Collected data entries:
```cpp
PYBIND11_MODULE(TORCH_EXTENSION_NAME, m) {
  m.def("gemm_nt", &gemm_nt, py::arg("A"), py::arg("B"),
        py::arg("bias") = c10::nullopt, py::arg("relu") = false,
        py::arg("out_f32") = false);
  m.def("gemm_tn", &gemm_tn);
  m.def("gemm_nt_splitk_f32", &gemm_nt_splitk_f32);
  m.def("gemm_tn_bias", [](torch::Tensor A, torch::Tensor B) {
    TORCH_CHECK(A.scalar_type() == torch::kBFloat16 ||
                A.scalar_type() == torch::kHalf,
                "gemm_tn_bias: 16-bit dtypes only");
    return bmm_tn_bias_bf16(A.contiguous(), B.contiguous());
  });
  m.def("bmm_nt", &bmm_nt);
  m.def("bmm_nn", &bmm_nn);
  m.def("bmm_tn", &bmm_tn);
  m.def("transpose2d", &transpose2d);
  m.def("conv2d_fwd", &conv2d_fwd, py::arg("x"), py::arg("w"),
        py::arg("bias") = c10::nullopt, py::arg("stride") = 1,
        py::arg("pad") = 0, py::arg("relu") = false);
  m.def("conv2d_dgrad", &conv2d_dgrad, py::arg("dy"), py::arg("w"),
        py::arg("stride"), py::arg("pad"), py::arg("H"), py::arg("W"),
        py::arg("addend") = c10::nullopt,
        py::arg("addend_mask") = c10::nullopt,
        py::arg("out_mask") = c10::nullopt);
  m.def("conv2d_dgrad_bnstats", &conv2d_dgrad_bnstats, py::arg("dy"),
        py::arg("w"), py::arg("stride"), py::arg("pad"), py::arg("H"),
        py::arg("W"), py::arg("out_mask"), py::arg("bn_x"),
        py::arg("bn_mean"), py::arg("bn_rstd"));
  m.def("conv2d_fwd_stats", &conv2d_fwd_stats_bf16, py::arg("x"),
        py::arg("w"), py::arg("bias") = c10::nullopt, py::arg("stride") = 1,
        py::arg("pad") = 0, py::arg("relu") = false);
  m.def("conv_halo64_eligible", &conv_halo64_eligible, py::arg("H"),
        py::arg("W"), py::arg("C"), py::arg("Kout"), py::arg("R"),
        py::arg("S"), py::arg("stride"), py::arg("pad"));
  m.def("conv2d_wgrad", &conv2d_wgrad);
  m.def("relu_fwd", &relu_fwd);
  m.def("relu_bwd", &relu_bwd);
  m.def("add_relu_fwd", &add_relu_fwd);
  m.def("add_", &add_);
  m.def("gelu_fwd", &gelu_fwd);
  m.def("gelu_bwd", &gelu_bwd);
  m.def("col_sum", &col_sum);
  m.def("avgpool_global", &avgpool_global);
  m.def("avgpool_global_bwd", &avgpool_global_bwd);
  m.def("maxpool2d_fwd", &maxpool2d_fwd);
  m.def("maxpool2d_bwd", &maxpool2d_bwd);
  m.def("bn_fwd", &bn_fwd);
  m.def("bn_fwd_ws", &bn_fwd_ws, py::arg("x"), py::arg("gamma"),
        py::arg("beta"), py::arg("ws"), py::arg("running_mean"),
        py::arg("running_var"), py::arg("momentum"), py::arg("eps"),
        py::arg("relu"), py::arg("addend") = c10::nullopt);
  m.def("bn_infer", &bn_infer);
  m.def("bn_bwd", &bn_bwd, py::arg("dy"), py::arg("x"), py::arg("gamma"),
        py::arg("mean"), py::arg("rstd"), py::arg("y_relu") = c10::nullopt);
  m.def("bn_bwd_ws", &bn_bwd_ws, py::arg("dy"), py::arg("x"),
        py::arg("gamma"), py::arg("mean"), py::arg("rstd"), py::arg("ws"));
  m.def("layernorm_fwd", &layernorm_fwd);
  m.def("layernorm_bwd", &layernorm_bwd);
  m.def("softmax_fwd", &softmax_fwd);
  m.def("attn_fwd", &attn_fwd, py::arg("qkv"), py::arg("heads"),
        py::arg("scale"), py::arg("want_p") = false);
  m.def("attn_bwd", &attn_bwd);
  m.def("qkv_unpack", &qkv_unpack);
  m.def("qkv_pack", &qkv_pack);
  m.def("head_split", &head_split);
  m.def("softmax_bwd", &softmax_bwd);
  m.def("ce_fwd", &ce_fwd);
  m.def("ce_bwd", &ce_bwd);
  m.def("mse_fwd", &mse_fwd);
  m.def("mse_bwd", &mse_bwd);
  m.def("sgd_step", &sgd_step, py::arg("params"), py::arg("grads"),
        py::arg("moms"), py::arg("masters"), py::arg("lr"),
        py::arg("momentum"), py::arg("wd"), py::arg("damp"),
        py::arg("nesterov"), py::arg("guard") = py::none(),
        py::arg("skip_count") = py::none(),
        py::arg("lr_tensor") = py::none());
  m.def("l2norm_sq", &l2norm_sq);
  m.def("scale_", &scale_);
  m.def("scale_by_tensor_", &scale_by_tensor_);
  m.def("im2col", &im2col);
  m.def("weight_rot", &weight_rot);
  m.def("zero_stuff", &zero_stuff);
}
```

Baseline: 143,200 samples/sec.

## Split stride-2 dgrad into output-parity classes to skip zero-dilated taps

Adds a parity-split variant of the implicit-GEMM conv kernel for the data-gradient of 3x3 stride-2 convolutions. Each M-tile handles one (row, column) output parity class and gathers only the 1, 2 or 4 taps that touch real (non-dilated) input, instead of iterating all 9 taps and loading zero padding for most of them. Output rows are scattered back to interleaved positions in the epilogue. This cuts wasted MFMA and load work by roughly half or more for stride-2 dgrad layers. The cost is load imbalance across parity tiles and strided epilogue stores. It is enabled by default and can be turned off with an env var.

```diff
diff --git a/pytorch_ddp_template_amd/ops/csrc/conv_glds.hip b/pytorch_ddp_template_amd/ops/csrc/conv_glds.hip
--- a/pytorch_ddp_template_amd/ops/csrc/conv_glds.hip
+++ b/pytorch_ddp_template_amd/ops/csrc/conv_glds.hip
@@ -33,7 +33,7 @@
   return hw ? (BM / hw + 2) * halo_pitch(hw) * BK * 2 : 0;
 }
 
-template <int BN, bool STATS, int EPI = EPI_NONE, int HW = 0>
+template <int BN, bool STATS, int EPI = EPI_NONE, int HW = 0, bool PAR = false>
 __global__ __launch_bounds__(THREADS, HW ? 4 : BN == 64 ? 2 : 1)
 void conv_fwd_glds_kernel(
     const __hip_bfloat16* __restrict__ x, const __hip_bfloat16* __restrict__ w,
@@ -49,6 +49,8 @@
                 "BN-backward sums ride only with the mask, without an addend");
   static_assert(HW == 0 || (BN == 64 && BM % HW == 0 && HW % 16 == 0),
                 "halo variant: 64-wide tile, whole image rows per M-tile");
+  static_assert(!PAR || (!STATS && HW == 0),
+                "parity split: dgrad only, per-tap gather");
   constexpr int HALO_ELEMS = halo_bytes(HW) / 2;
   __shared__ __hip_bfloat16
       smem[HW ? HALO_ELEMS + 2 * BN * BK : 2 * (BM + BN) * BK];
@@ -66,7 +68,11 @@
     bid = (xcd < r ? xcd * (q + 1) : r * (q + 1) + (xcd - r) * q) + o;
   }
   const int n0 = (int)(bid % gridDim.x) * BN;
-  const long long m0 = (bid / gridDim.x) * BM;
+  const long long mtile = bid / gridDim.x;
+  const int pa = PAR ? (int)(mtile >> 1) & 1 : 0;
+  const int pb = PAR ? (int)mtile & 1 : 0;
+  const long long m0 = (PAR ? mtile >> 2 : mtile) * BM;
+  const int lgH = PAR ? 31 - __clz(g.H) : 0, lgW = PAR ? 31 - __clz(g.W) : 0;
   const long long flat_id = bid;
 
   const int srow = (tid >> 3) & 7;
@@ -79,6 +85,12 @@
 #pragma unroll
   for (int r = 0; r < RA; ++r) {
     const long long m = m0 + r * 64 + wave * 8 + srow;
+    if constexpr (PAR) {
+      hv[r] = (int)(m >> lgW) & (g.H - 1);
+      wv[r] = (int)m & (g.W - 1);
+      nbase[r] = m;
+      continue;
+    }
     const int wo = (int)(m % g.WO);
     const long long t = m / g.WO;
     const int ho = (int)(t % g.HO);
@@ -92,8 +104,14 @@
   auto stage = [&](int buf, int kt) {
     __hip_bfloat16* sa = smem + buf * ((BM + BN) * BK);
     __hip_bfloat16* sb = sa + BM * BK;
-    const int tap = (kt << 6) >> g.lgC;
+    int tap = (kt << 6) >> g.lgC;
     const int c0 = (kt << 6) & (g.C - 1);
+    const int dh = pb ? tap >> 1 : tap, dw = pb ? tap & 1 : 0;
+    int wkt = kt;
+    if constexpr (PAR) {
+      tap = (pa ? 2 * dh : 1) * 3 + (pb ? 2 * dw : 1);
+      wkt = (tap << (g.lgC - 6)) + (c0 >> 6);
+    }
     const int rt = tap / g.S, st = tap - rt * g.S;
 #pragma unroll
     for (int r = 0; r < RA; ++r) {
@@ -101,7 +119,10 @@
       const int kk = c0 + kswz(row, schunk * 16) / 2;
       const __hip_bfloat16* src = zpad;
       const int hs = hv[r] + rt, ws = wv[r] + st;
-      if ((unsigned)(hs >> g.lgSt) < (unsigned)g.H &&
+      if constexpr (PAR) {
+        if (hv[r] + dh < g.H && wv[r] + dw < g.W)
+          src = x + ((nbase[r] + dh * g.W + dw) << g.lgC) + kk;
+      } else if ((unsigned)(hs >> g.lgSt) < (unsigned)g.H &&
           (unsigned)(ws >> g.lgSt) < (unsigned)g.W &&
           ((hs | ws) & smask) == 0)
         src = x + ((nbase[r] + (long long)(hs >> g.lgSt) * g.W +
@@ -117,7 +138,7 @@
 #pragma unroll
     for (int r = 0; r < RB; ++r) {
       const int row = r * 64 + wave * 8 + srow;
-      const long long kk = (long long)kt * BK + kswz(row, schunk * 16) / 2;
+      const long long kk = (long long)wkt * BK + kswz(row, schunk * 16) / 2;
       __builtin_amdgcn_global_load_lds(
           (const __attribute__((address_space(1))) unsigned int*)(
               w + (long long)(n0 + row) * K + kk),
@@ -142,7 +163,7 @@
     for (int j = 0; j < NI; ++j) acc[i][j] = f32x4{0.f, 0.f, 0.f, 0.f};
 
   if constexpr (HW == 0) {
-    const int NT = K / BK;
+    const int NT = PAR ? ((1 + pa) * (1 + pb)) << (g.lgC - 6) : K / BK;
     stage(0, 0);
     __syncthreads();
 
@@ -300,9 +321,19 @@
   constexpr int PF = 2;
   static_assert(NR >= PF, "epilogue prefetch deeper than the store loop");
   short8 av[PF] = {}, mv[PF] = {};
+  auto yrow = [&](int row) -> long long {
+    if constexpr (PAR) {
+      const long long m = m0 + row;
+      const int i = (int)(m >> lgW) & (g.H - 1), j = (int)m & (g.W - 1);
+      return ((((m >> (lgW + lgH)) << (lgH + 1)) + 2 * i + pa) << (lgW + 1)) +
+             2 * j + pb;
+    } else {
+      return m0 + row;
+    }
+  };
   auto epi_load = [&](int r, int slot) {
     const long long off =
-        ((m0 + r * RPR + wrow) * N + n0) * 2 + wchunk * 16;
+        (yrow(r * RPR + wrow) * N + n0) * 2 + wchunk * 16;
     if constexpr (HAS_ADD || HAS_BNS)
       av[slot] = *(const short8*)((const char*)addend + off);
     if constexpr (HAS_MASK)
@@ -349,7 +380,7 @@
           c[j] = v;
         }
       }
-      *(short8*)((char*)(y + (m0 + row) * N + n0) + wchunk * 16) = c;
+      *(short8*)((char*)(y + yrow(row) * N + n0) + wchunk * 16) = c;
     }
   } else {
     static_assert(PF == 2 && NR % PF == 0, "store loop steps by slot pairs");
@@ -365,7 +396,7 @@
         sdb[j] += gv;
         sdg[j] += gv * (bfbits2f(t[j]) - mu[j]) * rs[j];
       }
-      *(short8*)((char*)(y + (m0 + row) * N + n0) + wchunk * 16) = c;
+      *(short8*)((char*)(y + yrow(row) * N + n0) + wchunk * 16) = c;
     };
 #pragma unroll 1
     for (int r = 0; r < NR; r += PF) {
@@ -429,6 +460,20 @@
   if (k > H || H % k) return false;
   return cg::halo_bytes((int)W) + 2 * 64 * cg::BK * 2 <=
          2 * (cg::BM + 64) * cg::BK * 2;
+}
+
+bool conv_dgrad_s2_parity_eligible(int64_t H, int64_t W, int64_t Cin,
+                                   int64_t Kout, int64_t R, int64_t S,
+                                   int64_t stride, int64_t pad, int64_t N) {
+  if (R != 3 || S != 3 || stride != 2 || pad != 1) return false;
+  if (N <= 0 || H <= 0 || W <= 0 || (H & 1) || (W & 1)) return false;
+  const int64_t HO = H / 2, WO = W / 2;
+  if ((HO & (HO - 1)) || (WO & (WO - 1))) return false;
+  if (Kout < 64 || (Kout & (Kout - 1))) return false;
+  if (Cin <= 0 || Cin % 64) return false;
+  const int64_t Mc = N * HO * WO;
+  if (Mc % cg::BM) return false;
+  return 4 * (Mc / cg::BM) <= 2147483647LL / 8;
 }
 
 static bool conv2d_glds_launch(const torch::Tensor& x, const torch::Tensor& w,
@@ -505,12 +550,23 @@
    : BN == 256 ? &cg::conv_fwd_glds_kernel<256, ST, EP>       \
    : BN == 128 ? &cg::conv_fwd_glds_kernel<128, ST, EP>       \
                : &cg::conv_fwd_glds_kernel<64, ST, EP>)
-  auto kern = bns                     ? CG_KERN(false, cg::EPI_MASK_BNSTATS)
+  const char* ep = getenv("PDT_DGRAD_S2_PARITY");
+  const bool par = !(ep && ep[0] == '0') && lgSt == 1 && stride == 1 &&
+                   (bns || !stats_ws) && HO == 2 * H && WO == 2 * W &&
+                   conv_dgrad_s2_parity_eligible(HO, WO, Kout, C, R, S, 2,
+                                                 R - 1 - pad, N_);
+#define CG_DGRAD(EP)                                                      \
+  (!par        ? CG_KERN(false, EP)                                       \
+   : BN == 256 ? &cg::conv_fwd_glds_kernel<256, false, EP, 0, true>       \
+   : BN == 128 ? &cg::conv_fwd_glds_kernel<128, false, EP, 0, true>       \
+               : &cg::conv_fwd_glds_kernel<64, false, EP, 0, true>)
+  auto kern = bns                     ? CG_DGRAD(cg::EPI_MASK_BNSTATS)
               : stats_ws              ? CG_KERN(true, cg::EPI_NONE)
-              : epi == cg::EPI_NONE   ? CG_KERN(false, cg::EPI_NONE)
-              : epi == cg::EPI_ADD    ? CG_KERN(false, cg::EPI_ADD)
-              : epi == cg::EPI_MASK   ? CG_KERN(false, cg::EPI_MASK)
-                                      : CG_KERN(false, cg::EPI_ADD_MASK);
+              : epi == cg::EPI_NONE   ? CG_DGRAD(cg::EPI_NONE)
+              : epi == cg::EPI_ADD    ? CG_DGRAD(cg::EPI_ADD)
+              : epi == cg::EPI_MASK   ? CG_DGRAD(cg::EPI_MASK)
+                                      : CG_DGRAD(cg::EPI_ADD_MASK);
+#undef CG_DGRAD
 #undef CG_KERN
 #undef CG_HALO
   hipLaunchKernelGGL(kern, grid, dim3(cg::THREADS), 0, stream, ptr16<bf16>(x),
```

...

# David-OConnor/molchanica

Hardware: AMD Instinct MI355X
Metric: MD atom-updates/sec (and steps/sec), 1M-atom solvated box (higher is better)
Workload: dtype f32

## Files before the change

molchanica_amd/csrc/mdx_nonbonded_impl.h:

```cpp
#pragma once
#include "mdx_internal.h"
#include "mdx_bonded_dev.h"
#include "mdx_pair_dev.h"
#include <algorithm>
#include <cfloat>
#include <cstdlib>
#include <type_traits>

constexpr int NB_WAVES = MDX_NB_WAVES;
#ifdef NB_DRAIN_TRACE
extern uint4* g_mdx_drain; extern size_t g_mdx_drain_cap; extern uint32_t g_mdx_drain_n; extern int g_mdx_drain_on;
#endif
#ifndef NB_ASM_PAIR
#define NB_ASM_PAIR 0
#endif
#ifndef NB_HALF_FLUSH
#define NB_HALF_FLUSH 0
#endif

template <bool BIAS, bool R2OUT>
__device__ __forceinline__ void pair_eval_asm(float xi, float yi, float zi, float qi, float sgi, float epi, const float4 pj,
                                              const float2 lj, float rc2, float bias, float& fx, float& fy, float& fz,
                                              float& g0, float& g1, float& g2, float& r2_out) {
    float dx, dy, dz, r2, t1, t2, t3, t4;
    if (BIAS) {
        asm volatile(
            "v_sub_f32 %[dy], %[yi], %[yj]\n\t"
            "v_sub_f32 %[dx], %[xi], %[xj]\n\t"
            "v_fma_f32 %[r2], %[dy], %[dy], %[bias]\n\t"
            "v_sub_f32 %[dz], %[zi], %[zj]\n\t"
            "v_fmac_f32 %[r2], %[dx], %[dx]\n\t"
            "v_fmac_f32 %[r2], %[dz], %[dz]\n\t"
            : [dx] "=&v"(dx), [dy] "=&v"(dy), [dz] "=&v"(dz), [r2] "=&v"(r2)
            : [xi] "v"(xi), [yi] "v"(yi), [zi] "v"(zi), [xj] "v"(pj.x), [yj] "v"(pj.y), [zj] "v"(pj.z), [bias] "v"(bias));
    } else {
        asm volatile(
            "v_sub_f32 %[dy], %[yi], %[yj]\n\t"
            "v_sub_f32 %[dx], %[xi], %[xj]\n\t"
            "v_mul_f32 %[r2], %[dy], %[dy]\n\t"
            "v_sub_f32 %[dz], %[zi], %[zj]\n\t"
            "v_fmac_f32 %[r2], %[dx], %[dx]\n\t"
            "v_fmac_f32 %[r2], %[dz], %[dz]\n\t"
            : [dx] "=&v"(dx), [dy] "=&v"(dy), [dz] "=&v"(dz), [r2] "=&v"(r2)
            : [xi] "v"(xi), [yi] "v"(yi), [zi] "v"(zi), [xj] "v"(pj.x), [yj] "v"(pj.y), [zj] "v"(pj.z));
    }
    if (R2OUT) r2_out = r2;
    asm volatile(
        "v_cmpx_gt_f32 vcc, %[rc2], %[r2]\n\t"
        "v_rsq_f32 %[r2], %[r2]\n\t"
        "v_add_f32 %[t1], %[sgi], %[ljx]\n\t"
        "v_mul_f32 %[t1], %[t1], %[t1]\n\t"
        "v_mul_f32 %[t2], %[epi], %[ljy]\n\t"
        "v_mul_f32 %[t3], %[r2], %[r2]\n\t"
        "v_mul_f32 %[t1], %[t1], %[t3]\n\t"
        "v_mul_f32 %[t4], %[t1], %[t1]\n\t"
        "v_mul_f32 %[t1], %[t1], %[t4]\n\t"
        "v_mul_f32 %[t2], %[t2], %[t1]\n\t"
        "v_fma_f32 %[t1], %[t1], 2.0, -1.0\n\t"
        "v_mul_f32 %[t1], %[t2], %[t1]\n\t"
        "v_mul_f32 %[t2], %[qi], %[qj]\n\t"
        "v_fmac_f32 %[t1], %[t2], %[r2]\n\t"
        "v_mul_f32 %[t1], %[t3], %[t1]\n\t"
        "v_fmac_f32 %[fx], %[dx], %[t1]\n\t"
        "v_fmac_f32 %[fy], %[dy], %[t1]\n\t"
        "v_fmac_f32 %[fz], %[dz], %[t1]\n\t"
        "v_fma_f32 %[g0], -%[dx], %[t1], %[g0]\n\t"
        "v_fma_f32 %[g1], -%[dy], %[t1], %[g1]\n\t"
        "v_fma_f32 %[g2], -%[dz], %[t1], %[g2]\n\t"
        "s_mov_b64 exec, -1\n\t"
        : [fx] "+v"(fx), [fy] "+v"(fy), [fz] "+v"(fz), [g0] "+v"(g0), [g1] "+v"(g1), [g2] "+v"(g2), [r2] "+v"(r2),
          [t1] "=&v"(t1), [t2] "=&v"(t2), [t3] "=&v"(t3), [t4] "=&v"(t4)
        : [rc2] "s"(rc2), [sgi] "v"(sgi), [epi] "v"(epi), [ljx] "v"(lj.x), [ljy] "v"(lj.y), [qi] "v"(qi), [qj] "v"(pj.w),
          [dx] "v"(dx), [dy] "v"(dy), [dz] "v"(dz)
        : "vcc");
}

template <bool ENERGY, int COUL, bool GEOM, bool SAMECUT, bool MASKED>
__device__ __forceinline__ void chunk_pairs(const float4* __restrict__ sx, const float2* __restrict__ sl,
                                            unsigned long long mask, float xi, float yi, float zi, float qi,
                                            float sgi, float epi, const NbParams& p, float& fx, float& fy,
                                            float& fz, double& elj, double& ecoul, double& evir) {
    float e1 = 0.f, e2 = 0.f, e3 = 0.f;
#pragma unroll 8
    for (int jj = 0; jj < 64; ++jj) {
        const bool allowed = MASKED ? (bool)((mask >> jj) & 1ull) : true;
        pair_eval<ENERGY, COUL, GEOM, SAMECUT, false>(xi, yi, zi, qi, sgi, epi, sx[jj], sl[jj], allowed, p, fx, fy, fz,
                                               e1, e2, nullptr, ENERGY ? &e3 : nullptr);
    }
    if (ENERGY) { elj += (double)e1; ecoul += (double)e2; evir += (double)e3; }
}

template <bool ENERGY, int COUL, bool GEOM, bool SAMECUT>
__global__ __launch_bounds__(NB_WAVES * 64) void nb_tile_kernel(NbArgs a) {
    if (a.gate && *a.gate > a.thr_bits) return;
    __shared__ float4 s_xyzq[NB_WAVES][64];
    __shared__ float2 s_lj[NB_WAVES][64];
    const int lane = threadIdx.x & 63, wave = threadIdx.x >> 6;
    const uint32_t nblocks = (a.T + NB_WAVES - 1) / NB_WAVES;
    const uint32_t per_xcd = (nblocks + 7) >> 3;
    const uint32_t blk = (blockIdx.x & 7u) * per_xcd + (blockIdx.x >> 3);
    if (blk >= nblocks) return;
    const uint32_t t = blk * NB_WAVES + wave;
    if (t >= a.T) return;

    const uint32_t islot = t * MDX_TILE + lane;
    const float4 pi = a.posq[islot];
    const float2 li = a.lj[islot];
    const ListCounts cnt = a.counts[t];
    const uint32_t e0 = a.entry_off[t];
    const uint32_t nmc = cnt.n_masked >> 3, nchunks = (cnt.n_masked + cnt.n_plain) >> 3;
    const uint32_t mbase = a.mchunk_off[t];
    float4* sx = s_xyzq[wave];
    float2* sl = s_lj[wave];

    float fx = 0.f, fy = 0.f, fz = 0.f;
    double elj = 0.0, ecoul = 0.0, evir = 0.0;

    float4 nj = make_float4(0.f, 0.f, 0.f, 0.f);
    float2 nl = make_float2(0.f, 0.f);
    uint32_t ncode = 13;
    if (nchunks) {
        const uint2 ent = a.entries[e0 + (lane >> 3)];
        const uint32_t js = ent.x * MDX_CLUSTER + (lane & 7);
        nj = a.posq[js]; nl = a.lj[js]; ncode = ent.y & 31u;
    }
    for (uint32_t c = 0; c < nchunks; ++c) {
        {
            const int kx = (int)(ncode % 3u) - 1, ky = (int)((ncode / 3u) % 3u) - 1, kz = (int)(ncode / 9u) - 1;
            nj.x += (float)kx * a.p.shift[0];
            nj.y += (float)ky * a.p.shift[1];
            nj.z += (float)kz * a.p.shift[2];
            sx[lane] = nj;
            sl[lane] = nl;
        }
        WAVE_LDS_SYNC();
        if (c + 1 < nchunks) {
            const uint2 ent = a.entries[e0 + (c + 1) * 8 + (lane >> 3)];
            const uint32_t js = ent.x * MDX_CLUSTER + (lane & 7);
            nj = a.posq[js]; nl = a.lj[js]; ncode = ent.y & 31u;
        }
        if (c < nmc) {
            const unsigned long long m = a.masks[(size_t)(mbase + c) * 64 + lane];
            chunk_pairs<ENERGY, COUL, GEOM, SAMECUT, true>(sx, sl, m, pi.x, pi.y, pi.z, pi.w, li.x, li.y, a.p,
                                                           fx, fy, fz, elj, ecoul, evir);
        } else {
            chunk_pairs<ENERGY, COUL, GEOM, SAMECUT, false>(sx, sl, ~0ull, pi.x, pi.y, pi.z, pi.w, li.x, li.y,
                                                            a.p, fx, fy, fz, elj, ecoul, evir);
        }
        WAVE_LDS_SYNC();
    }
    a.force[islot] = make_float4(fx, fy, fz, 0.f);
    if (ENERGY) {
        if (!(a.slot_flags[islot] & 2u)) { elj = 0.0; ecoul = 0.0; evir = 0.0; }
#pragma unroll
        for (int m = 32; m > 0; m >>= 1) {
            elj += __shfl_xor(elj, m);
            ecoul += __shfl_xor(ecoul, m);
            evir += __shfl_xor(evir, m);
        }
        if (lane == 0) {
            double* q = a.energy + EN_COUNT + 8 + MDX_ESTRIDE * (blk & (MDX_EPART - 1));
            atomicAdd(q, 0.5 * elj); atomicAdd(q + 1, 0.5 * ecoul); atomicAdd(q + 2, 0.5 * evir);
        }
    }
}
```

WORK TO BE COMPLETED
The lines to return are those in the entries above that hold "steps".

RESULT FOR THIS EXERCISE
     static_assert(PF == 2 && NR % PF == 0, "store loop steps by slot pairs");
Metric: MD atom-updates/sec (and steps/sec), 1M-atom solvated box (higher is better)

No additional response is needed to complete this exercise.